Dalam upaya terakhir untuk menyelamatkan dua pengedar narkoba dari hukuman mati di Indonesia, Menteri Luar Negeri Australia mendesak pemerintah di Jakarta, Senin (27/4), untuk menunda eksekusi-eksekusi sampai dugaan-dugaan korupsi dalam persidangan mereka dapat diselidiki.
Menteri Luar Negeri Australia Julie Bishop mengklaim bahwa para hakim persidangan telah meminta puluhan ribu dolar untuk menghukum penjara kedua terpidana kurang dari 20 tahun di penjara.
"Dugaan-dugaan ini sangat serius. Hal ini mempertanyakan integritas proses penghukuman dan ini masalah bagi komisi yudisial Indonesia untuk menyelidiki masalah-masalah ini dan bahwa ini menggarisbawahi mengapa kakmi terus meminta Indonesia untuk mengizinkan komisi yudisial untuk menuntaskan kajiannya. Hal ini harus diperbolehkan sebelum tindakan apa pun diambil untuk menyiapkan eksekusi-eksekusi. Eksekusi adalah langkah yang tidak dapat ditarik kembali dan saya yakin bahwa sidang-sidang ini dan proses-proses banding harus dituntaskan sebelum keputusan apapun diambil," ujar Bishop.
Kementerian Luar Negeri Indonesia mengatakan Australia perlu menunjukkan bukti dugaan korupsi dalam persidangan kedua terpidana asal Australia sebelum pemerintah melakukan penyelidikan, sambil mempertanyakan mengapa kekhawatiran ini baru diajukan sekarang bukannya 10 tahun lalu.
Armanatha Nasir, juru bicara Kementerian Luar Negeri, mengatakan Myuran Sukumaran dan Andrew Chan telah diberi semua jalur hukum untuk menantang hukuman mati mereka.
Todung Mulya Lubis, pengacara untuk kedua terpidana, mengatakan ia menginginkan investigasi untuk apa yang menurutnya proses hukum tidak adil untuk kasus mereka.
"Saya tahu kita telah melakukan semua yang mungkin di bawah sistem hukum kita, kita telah melakukan semuanya. Kita telah menghabiskan semua jalur legal.
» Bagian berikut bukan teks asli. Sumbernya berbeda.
@@ -137,6 +140,24 @@
       : "r"(smem_u32(smem)), "l"(reinterpret_cast<uint64_t>(m)), "r"(smem_u32(bar)), "r"(c0), "r"(c1),
         "r"(c2), "r"(c3), "r"(c4), "l"(hint)
       : "memory");
+}
+
+__device__ __forceinline__ void tma_store_3d(const CUtensorMap* m, const void* smem, int c0, int c1, int c2) {
+  asm volatile("cp.async.bulk.tensor.3d.global.shared::cta.bulk_group [%0, {%2, %3, %4}], [%1];" ::"l"(
+                   reinterpret_cast<uint64_t>(m)),
+               "r"(smem_u32(smem)), "r"(c0), "r"(c1), "r"(c2)
+               : "memory");
+}
+__device__ __forceinline__ void bulk_commit() { asm volatile("cp.async.bulk.commit_group;" ::: "memory"); }
+__device__ __forceinline__ void bulk_wait_read_all() { asm volatile("cp.async.bulk.wait_group.read 0;" ::: "memory"); }
+__device__ __forceinline__ void bulk_wait_all() { asm volatile("cp.async.bulk.wait_group 0;" ::: "memory"); }
+__device__ __forceinline__ void named_bar_sync(int id, int n) {
+  asm volatile("bar.sync %0, %1;" ::"r"(id), "r"(n) : "memory");
+}
+__device__ __forceinline__ void stmatrix_x4(uint32_t addr, uint32_t r0, uint32_t r1, uint32_t r2, uint32_t r3) {
+  asm volatile("stmatrix.sync.aligned.m8n8.x4.shared.b16 [%0], {%1, %2, %3, %4};" ::"r"(addr), "r"(r0), "r"(r1),
+               "r"(r2), "r"(r3)
+               : "memory");
 }
 
 __device__ __forceinline__ uint32_t cluster_ctarank() {
diff --git a/opendwm_b200/csrc/gemm.cu b/opendwm_b200/csrc/gemm.cu
--- a/opendwm_b200/csrc/gemm.cu
+++ b/opendwm_b200/csrc/gemm.cu
@@ -8,17 +8,19 @@
 constexpr int STAGES = 4;
 constexpr int A_STAGE_BYTES = BM * BK * 2;
 
+static_assert(EPI_BOXES_BYTES >= EPI_STAGE_BYTES, "epilogue region");
 template <int NT>
 struct GemmCfg {
   static constexpr int kBStageBytes = NT * BK * 2;
   static constexpr int kSmemBytes =
-      STAGES * (A_STAGE_BYTES + kBStageBytes) + EPI_STAGE_BYTES + 1024  + 256 ;
+      STAGES * (A_STAGE_BYTES + kBStageBytes) + EPI_BOXES_BYTES + 1024  + 256 ;
 };
 
 template <typename TA, typename T, int EPI, int NT, int CL>
 __global__ void __launch_bounds__(GEMM_THREADS, 1)
     gemm_wgmma_kernel(const __grid_constant__ CUtensorMap tmap_a,
-                      const __grid_constant__ CUtensorMap tmap_b, int M, int N, int K,
+                      const __grid_constant__ CUtensorMap tmap_b,
+                      const __grid_constant__ CUtensorMap tmap_out, int M, int N, int K,
                       EpiParams p) {
   constexpr int B_STAGE_BYTES = GemmCfg<NT>::kBStageBytes;
   constexpr int BKE = BK * 2 / static_cast<int>(sizeof(TA));
@@ -26,8 +28,9 @@
   uint8_t* smem = smem_raw + ((1024u - (smem_u32(smem_raw) & 1023u)) & 1023u);
   uint8_t* smem_a = smem;
   uint8_t* smem_b = smem + STAGES * A_STAGE_BYTES;
-  float* epi_stage = reinterpret_cast<float*>(smem + STAGES * (A_STAGE_BYTES + B_STAGE_BYTES));
-  uint64_t* bars = reinterpret_cast<uint64_t*>(smem + STAGES * (A_STAGE_BYTES + B_STAGE_BYTES) + EPI_STAGE_BYTES);
+  uint8_t* epi_region = smem + STAGES * (A_STAGE_BYTES + B_STAGE_BYTES);
+  float* epi_stage = reinterpret_cast<float*>(epi_region);
+  uint64_t* bars = reinterpret_cast<uint64_t*>(epi_region + EPI_BOXES_BYTES);
   uint64_t* full_bar = bars;
   uint64_t* empty_bar = bars + STAGES;
 
@@ -86,6 +89,8 @@
     const int cw = wg - 1;
     const int wrow = cw * 64 + (warp & 3) * 16;
     float* stg = epi_stage + (warp - 4) * 512;
+    TmaOut tout{epi_out16(EPI) && p.tma_out, &tmap_out, epi_region + cw * 2 * EPI_BOX_BYTES, 1 + cw,
+                (threadIdx.x & 127) == 0, 0};
     int stage = 0;
     uint32_t phase = 0;
     for (int tile = first; tile < num_tiles; tile += step) {
@@ -98,8 +103,9 @@
                               empty_bar, STAGES, k_blocks, stage, phase, lane, rank ^ 1u);
       if constexpr (sizeof(TA) == 1)
         dequant_frag<NT>(acc, p.a_scale, p.w_scale, m_blk * BM + wrow, M, n_blk * NT, N, lane);
-      drain_tile<T, EPI, NT>(acc, stg, m_blk * BM, wrow, M, n_blk * NT, N, p, lane);
+      drain_tile<T, EPI, NT>(acc, stg, m_blk * BM, wrow, M, n_blk * NT, N, p, lane, TileGeom{0, 0, 0, 0, 0}, &tout);
     }
+    if (tout.on && tout.leader) bulk_wait_all();
   }
   if constexpr (CL == 2) cluster_sync_all();
 }
@@ -118,6 +124,21 @@
   EpiParams p;
   fill_epi_params(p, a);
   p.resid_prefetch = g_resid_tma;
+  CUtensorMap to = {};
+  if (epi_out16(EPI) && a->n_peer_out == 0) {
+    const long long rpi = a->rows_per_item > 0 ? a->rows_per_item : a->M;
+    const long long items = a->M / rpi;
+    const long long item_ld = (a->rows_per_item > 0 ? a->out_item_stride : a->M) * a->ldo;
+    const long long n_out = (EPI == DWM_EPI_GEGLU || EPI == DWM_EPI_GEGLU_TANH) ? a->N / 2 : a->N;
+    if (items > 0) {
+      rc = make_tmap_3d(&to, reinterpret_cast<const T*>(a->out) + a->out_row_offset * a->ldo, items, rpi, n_out,
+                        a->ldo, item_ld, 64, 64, 2);
+      if (rc) return rc;
+    }
+    p.tma_out = 1;
+    p.out_rpi = static_cast<int>(rpi);
+    p.out_items = static_cast<int>(items);
+  }
 
   constexpr int smem_bytes = GemmCfg<NT>::kSmemBytes;
   auto kern = gemm_wgmma_kernel<TA, T, EPI, NT, CL>;
@@ -133,10 +154,10 @@
   const int grid = CL * static_cast<int>(tiles < slots ? tiles : slots);
   const int Mi = static_cast<int>(a->M), Ni = static_cast<int>(a->N), Ki = static_cast<int>(a->K);
   if constexpr (CL == 1) {
-    kern<<<grid, GEMM_THREADS, smem_bytes, stream>>>(ta, tb, Mi, Ni, Ki, p);
+    kern<<<grid, GEMM_THREADS, smem_bytes, stream>>>(ta, tb, to, Mi, Ni, Ki, p);
   } else {
     DWM_CHECK_CUDA(launch_cluster2(kern, grid, GEMM_THREADS, smem_bytes, stream,
-                                   ta, tb, Mi, Ni, Ki, p));
+                                   ta, tb, to, Mi, Ni, Ki, p));
   }
   DWM_CHECK_CUDA(cudaGetLastError());
   return 0;
diff --git a/opendwm_b200/csrc/gemm_epilogue.cuh b/opendwm_b200/csrc/gemm_epilogue.cuh
--- a/opendwm_b200/csrc/gemm_epilogue.cuh
+++ b/opendwm_b200/csrc/gemm_epilogue.cuh
@@ -12,9 +12,16 @@
 constexpr int GEMM_THREADS = 128 * (1 + CONSUMER_WGS);
 constexpr int EPI_WARPS = 4 * CONSUMER_WGS;
 constexpr int EPI_STAGE_BYTES = EPI_WARPS * 16 * 32 * 4;
+constexpr int EPI_BOX_BYTES = 64 * 64 * 2;
+constexpr int EPI_BOXES_BYTES = CONSUMER_WGS * 2 * EPI_BOX_BYTES;
 constexpr int PRODUCER_REGS = 40;
 constexpr int CONSUMER_REGS = 232;
 constexpr int EPI_STORE_QUICK_GELU = 16;
+
+__host__ __device__ constexpr bool epi_out16(int epi) {
+  return epi == DWM_EPI_STORE || epi == DWM_EPI_GEGLU || epi == DWM_EPI_QKNORM || epi == EPI_STORE_QUICK_GELU ||
+         epi == DWM_EPI_GEGLU_TANH;
+}
 
 __device__ __forceinline__ float quick_gelu(float x) { return x / (1.0f + __expf(-1.702f * x)); }
 
@@ -42,6 +49,17 @@
   int resid_prefetch;
   const float* a_scale;
   const float* w_scale;
+  int tma_out;
+  int out_rpi, out_items;
+};
+
+struct TmaOut {
+  bool on;
+  const CUtensorMap* map;
+  uint8_t* bufs;
+  int bar;
+  bool leader;
+  uint32_t boxes;
 };
 
 __device__ __forceinline__ float apply_act(float v, int act) {
@@ -99,9 +117,9 @@
 template <typename T, int EPI, int NT>
 __device__ __forceinline__ void drain_tile(const float (&acc)[NT / 2], float* stg, int m_base, int row0, int M,
                                            int n_tile0, int N, const EpiParams& p, int lane,
-                                           const TileGeom geom = TileGeom{0, 0, 0, 0, 0}) {
-  constexpr bool kOut16 = (EPI == DWM_EPI_STORE || EPI == DWM_EPI_GEGLU || EPI == DWM_EPI_QKNORM ||
-                           EPI == EPI_STORE_QUICK_GELU || EPI == DWM_EPI_GEGLU_TANH);
+                                           const TileGeom geom = TileGeom{0, 0, 0, 0, 0}, TmaOut* tma = nullptr) {
+  constexpr bool kOut16 = epi_out16(EPI);
+  const bool use_tma = kOut16 && tma != nullptr && tma->on;
   const int rs = lane >> 3;
   const int c4 = lane & 7;
 
@@ -111,7 +129,7 @@
   float alpha[4];
   const int rpi = static_cast<int>(p.rows_per_item);
 #pragma unroll
-  for (int it = 0; it < 4; ++it) {
+  for (int it = 0; it < 4 && !use_tma; ++it) {
     int m;
     bool valid;
     if (geom.bw > 0) {
@@ -156,6 +174,56 @@
         for (int q = 0; q < p.n_peers; ++q)
           *reinterpret_cast<uint2*>(reinterpret_cast<T*>(p.peer_out[q]) + eoff) = pk;
       }
+    }
+  };
+  auto box_put = [&](const float (&v)[16], int ocol) {
+    const uint32_t buf = smem_u32(tma->bufs + (tma->boxes & 1) * EPI_BOX_BYTES);
+    const int i = lane >> 3;
+    const int r = (row0 & 63) + (i & 1) * 8 + (lane & 7);
+#pragma unroll
+    for (int q = 0; q < 2; ++q) {
+      const int c16 = ((ocol >> 5) & 1) * 4 + 2 * q + (i >> 1);
+      stmatrix_x4(buf + r * 128 + ((c16 ^ (r & 7)) << 4), Cvt<T>::pack2(v[8 * q], v[8 * q + 1]),
+                  Cvt<T>::pack2(v[8 * q + 2], v[8 * q + 3]), Cvt<T>::pack2(v[8 * q + 4], v[8 * q + 5]),
+                  Cvt<T>::pack2(v[8 * q + 6], v[8 * q + 7]));
+    }
+  };
+  auto box_store = [&](int ocol) {
+    fence_proxy_async();
+    if (tma->leader) bulk_wait_read_all();
+    named_bar_sync(tma->bar, 128);
+    const uint8_t* buf = tma->bufs + (tma->boxes & 1) * EPI_BOX_BYTES;
+    const int m0 = m_base + (row0 & ~63), col = ocol & ~63;
+    const int item = m0 / p.out_rpi, r = m0 - item * p.out_rpi;
+    if (tma->leader) {
+      if (item < p.out_items) tma_store_3d(tma->map, buf, col, r, item);
+      bulk_commit();
+    }
+    const int j0 = item < p.out_items ? p.out_rpi - r : 0;
+    const int j1 = M - m0 < 64 ? M - m0 : 64;
+    if (j0 < j1) {
+      const int t = ((row0 & 63) << 1) + lane;
+      const int c = t & 7;
+      const int n_out = (EPI == DWM_EPI_GEGLU || EPI == DWM_EPI_GEGLU_TANH) ? N / 2 : N;
+#pragma unroll 1
+      for (int j = j0 + (t >> 3); j < j1; j += 16) {
+        const int m = m0 + j;
+        if (col + 8 * c < n_out) {
+          const long long o = static_cast<long long>(m / p.out_rpi) * p.out_item_stride + m % p.out_rpi + p.out_row_offset;
+          *reinterpret_cast<uint4*>(reinterpret_cast<T*>(p.out) + o * p.ldo + col + 8 * c) =
+              *reinterpret_cast<const uint4*>(buf + j * 128 + ((c ^ (j & 7)) << 4));
+        }
+      }
+    }
+    ++tma->boxes;
+  };
+  auto put16 = [&](const float (&v)[16], int ocol, bool box_done) {
+    if (use_tma) {
+      box_put(v, ocol);
+      if (box_done) box_store(ocol);
+    } else {
+      stage_dump(stg, lane, v);
+      flush16(ocol);
     }
   };
   float4 rq[4], bq[4];
@@ -231,9 +299,14 @@
           for (int j = 0; j < 16; ++j) v[j] = fmaxf(v[j], 0.f);
         }
       }
-      stage_dump(stg, lane, v);
-      if constexpr (EPI == DWM_EPI_STORE || EPI == EPI_STORE_QUICK_GELU) flush16(n0); else flush32(n0);
-    }
+      if constexpr (kOut16) {
+        put16(v, n0, c & 1);
+      } else {
+        stage_dump(stg, lane, v);
+        flush32(n0);
+      }
+    }
+    if (use_tma && N - n_tile0 < NT && ((N - n_tile0) & 32)) box_store(N - 32);
   } else if constexpr (EPI == DWM_EPI_GEGLU || EPI == DWM_EPI_GEGLU_TANH) {
     static_assert(NT == 256, "GEGLU packs value / gate halves per 256-column tile");
 #pragma unroll
@@ -252,8 +325,7 @@
         }
         v[j] = x * (EPI == DWM_EPI_GEGLU ? gelu_erf(y) : gelu_tanh(y));
       }
-      stage_dump(stg, lane, v);
-      flush16(n_tile0 / 2 + c * 32);
+      put16(v, n_tile0 / 2 + c * 32, c & 1);
     }
   } else {
 #pragma unroll
@@ -294,10 +366,8 @@
           v1[j] = v1[j] * inv * __ldg(w + 32 + col);
         }
       }
-      stage_dump(stg, lane, v0);
-      flush16(n0);
-      stage_dump(stg, lane, v1);
-      flush16(n0 + 32);
+      put16(v0, n0, false);
+      put16(v1, n0 + 32, true);
     }
   }
 }
@@ -457,6 +527,8 @@
   for (int i = 0; i < 8; ++i) p.peer_out[i] = i < a->n_peer_out ? a->peer_out[i] : nullptr;
   p.a_scale = a->a_scale;
   p.w_scale = a->w_scale;
-}
-
-}
+  p.tma_out = 0;
+  p.out_rpi = p.out_items = 0;
+}
+
+}
diff --git a/opendwm_b200/csrc/host.cu b/opendwm_b200/csrc/host.cu
--- a/opendwm_b200/csrc/host.cu
+++ b/opendwm_b200/csrc/host.cu
@@ -43,11 +43,12 @@
 struct TmapKey {
   const void* base;
   uint64_t rows, cols, ld;
+  uint64_t items, item_ld;
   uint32_t box_rows, box_cols;
   int elem;
   bool operator==(const TmapKey& o) const {
-    return base == o.base && rows == o.rows && cols == o.cols && ld == o.ld && box_rows == o.box_rows &&
-           box_cols == o.box_cols && elem == o.elem;
+    return base == o.base && rows == o.rows && cols == o.cols && ld == o.ld && items == o.items &&
+           item_ld == o.item_ld && box_rows == o.box_rows && box_cols == o.box_cols && elem == o.elem;
   }
 };
 struct TmapHash {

Namun Sukumaran dan Andrew Chan masih merasa ada yang salah dengan semua proses hukum ini di pengadilan di Bali," ujarnya.
Sementara itu, Presiden Joko Widodo mengatakan Senin bahwa ia akan berkonsultasi dengan Jaksa Agung mengenai isu-isu legal seputar kasus terpidana hukuman mati asal Filipina, Mary Jane Veloso. Pernyataan itu dikeluarkan setelah Presiden Filipina Benigno Aquino bertemu Presiden Jokowi di KTT ASEAN di Kuala Lumpur dan meminta pertimbangan kemanusiaan dalam kasus ini.
Puluhan demonstran Filipina berkumpul Senin di luar kedutaan besar Indonesia yang dijaga ketat di Manila, menuntut Presiden Jokowi menghentikan eksekusi Veloso.
Ke-10 terpidana, yang telah diberi pemberitahuan 72 jam hari Sabtu, akan dieksekusi paling awal Selasa malam.